# Exercise prompt:
Once a line is found to contain "tslot", copy it out of the listing.
----- Records shown -----
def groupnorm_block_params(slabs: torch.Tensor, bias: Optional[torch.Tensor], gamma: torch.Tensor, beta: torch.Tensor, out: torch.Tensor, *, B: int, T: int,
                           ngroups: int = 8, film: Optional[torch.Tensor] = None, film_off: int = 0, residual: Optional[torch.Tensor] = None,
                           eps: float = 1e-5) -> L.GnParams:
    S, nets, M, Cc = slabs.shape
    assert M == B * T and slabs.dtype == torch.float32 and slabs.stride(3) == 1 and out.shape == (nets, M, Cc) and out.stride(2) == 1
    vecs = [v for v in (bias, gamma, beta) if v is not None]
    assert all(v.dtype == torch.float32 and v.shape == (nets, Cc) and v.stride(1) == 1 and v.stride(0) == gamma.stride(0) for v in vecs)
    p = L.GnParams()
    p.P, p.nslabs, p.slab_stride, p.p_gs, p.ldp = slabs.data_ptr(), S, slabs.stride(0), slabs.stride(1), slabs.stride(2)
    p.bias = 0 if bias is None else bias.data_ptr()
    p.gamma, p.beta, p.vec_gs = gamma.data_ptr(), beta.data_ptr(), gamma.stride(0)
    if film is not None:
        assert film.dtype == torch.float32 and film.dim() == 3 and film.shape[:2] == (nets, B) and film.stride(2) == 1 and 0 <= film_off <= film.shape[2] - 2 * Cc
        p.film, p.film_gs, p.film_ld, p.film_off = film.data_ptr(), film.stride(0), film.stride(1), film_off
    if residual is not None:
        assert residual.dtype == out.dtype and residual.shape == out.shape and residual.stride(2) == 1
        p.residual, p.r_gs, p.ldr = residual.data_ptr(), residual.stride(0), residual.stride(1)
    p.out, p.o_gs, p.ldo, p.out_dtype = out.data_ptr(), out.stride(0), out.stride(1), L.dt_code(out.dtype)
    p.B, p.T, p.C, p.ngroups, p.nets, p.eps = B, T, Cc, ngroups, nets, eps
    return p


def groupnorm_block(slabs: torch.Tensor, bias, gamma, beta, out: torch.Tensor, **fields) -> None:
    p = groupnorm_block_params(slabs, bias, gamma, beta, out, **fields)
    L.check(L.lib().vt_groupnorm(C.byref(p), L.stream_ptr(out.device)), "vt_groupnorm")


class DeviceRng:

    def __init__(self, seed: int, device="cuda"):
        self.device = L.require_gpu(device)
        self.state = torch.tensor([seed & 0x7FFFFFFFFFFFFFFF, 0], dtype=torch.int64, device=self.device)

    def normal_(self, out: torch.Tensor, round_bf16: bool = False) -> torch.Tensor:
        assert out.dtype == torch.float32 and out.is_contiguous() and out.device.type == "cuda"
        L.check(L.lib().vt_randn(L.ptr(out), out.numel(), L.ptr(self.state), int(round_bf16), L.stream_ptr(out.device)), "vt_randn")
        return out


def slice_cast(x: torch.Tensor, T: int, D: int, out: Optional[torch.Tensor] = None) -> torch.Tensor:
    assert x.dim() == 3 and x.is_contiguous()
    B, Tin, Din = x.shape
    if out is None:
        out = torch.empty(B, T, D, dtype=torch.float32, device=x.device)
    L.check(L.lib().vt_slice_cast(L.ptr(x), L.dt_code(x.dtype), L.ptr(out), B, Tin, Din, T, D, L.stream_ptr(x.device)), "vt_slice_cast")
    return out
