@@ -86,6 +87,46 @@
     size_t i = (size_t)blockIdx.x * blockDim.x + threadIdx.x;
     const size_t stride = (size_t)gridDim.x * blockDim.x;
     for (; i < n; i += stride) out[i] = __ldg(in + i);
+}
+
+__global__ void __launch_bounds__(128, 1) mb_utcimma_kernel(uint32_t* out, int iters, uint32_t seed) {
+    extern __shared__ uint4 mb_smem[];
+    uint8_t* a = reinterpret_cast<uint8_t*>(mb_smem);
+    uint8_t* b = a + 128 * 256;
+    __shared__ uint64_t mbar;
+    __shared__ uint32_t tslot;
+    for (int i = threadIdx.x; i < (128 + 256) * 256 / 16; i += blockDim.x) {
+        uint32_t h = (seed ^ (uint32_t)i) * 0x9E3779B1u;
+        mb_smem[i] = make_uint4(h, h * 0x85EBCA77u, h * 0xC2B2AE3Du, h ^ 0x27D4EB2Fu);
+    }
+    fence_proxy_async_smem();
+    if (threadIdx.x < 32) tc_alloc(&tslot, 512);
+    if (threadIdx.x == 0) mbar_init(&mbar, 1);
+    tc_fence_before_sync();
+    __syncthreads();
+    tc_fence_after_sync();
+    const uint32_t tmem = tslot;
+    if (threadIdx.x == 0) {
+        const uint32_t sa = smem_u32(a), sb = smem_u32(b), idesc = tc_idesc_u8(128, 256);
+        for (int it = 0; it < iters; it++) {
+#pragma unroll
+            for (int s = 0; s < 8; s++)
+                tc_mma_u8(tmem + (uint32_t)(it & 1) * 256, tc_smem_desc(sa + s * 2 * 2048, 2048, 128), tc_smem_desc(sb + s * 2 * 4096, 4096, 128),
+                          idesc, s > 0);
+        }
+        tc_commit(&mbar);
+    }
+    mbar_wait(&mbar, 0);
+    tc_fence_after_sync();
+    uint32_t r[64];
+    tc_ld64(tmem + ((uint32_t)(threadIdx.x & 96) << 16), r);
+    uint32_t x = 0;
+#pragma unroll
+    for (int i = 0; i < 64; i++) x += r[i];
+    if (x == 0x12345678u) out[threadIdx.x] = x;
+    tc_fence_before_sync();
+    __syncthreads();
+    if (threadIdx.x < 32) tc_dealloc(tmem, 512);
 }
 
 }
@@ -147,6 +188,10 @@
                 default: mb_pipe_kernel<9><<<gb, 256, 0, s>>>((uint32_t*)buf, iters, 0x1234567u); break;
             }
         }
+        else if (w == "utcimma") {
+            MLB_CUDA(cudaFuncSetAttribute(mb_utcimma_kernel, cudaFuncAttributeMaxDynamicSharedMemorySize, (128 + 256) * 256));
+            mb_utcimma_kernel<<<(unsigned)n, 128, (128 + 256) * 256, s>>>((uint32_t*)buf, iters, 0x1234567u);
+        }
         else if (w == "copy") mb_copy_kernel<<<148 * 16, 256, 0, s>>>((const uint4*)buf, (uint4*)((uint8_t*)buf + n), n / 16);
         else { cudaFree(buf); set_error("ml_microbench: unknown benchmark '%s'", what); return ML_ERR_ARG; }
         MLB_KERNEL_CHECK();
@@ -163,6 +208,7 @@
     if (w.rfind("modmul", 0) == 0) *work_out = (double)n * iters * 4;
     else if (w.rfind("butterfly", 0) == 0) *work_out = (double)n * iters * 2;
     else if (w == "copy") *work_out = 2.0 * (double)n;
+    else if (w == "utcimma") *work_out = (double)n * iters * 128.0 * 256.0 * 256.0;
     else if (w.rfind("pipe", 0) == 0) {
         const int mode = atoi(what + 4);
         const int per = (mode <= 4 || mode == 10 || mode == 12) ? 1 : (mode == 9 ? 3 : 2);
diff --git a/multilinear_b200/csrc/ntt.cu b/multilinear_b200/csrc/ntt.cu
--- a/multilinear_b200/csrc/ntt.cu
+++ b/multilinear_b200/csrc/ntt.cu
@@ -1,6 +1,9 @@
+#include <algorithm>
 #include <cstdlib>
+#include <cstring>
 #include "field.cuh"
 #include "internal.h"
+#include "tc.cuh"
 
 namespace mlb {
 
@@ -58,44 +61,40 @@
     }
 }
-----
----- Records shown -----
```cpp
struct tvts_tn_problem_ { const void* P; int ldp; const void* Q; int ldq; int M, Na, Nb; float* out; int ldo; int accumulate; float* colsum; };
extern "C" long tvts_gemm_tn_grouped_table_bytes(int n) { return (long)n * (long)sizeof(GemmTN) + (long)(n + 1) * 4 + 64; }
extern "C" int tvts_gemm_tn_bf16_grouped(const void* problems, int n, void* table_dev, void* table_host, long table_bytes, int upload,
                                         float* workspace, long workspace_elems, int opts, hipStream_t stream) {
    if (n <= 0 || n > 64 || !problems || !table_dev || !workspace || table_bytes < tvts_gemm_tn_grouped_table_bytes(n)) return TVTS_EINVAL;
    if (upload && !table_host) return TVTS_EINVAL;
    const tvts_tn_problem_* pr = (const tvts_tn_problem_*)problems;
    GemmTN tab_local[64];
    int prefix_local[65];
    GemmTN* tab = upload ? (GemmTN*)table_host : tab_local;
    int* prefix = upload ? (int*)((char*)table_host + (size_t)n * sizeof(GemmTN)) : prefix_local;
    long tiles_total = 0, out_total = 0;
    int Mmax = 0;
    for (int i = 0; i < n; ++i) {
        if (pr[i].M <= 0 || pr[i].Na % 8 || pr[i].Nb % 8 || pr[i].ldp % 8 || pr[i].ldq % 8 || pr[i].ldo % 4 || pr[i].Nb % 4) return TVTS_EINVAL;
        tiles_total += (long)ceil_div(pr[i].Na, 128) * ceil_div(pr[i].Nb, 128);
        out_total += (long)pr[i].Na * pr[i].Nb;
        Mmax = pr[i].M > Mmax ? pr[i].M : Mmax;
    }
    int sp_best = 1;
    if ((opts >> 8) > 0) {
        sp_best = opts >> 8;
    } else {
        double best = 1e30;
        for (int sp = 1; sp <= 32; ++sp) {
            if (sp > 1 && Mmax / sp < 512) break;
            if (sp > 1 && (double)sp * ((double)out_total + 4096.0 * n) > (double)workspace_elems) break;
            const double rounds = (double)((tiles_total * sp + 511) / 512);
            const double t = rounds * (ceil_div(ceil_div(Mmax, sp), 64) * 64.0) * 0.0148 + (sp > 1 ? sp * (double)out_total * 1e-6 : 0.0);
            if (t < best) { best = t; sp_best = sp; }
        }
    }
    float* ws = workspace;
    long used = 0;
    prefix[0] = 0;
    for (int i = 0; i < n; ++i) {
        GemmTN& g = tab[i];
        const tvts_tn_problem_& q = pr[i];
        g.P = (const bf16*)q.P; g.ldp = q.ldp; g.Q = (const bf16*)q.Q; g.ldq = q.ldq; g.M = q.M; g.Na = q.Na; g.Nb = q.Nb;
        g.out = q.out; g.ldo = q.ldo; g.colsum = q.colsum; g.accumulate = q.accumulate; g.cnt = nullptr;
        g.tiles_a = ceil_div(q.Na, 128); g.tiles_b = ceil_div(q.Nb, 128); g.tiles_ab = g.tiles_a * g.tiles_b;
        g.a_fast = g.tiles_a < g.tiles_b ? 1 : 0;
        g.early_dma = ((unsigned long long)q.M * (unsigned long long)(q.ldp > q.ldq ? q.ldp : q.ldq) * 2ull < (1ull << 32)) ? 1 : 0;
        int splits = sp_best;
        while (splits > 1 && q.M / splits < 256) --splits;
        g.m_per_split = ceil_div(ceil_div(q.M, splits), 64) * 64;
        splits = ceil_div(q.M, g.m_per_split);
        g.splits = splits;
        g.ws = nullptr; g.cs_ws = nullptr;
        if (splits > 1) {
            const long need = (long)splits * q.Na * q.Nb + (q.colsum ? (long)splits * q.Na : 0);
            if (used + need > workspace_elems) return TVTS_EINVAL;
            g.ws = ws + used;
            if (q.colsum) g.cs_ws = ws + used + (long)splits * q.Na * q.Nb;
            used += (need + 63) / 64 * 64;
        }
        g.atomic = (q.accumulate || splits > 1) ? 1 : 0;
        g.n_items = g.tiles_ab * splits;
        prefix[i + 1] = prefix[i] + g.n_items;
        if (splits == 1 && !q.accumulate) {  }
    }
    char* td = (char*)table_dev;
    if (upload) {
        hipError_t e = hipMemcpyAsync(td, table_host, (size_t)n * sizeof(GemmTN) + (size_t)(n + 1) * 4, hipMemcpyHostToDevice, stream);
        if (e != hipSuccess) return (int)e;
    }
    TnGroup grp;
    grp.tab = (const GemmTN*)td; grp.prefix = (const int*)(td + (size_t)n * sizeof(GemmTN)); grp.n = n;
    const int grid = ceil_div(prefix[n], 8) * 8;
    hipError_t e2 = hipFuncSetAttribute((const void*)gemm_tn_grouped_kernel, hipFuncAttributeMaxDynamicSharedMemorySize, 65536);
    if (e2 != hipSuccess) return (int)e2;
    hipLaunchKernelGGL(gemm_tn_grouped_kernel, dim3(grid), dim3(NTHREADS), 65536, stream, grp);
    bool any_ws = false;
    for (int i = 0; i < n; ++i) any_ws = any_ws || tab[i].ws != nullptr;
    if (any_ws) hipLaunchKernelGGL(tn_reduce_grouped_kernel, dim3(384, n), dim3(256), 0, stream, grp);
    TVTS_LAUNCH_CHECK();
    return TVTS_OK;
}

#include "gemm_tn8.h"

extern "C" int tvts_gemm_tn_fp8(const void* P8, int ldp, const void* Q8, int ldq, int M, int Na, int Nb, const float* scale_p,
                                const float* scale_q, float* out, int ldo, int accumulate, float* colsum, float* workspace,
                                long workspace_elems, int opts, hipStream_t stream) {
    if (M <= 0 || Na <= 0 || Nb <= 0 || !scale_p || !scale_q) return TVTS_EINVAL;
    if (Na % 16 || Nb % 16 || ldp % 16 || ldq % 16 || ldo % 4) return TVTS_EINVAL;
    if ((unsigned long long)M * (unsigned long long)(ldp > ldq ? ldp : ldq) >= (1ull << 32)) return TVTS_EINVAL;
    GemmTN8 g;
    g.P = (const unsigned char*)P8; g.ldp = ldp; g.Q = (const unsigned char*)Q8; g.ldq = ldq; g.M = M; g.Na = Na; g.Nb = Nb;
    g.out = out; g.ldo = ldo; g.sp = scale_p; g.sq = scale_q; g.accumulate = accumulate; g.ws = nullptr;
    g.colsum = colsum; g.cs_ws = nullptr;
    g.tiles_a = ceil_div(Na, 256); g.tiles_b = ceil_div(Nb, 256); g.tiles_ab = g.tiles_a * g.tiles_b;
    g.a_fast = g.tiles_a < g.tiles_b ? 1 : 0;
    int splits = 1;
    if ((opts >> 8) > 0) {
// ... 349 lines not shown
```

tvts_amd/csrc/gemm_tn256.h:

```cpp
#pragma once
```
-----
# Answer section:
+    __shared__ uint32_t tslot;
+    if (threadIdx.x < 32) tc_alloc(&tslot, 512);
+    const uint32_t tmem = tslot;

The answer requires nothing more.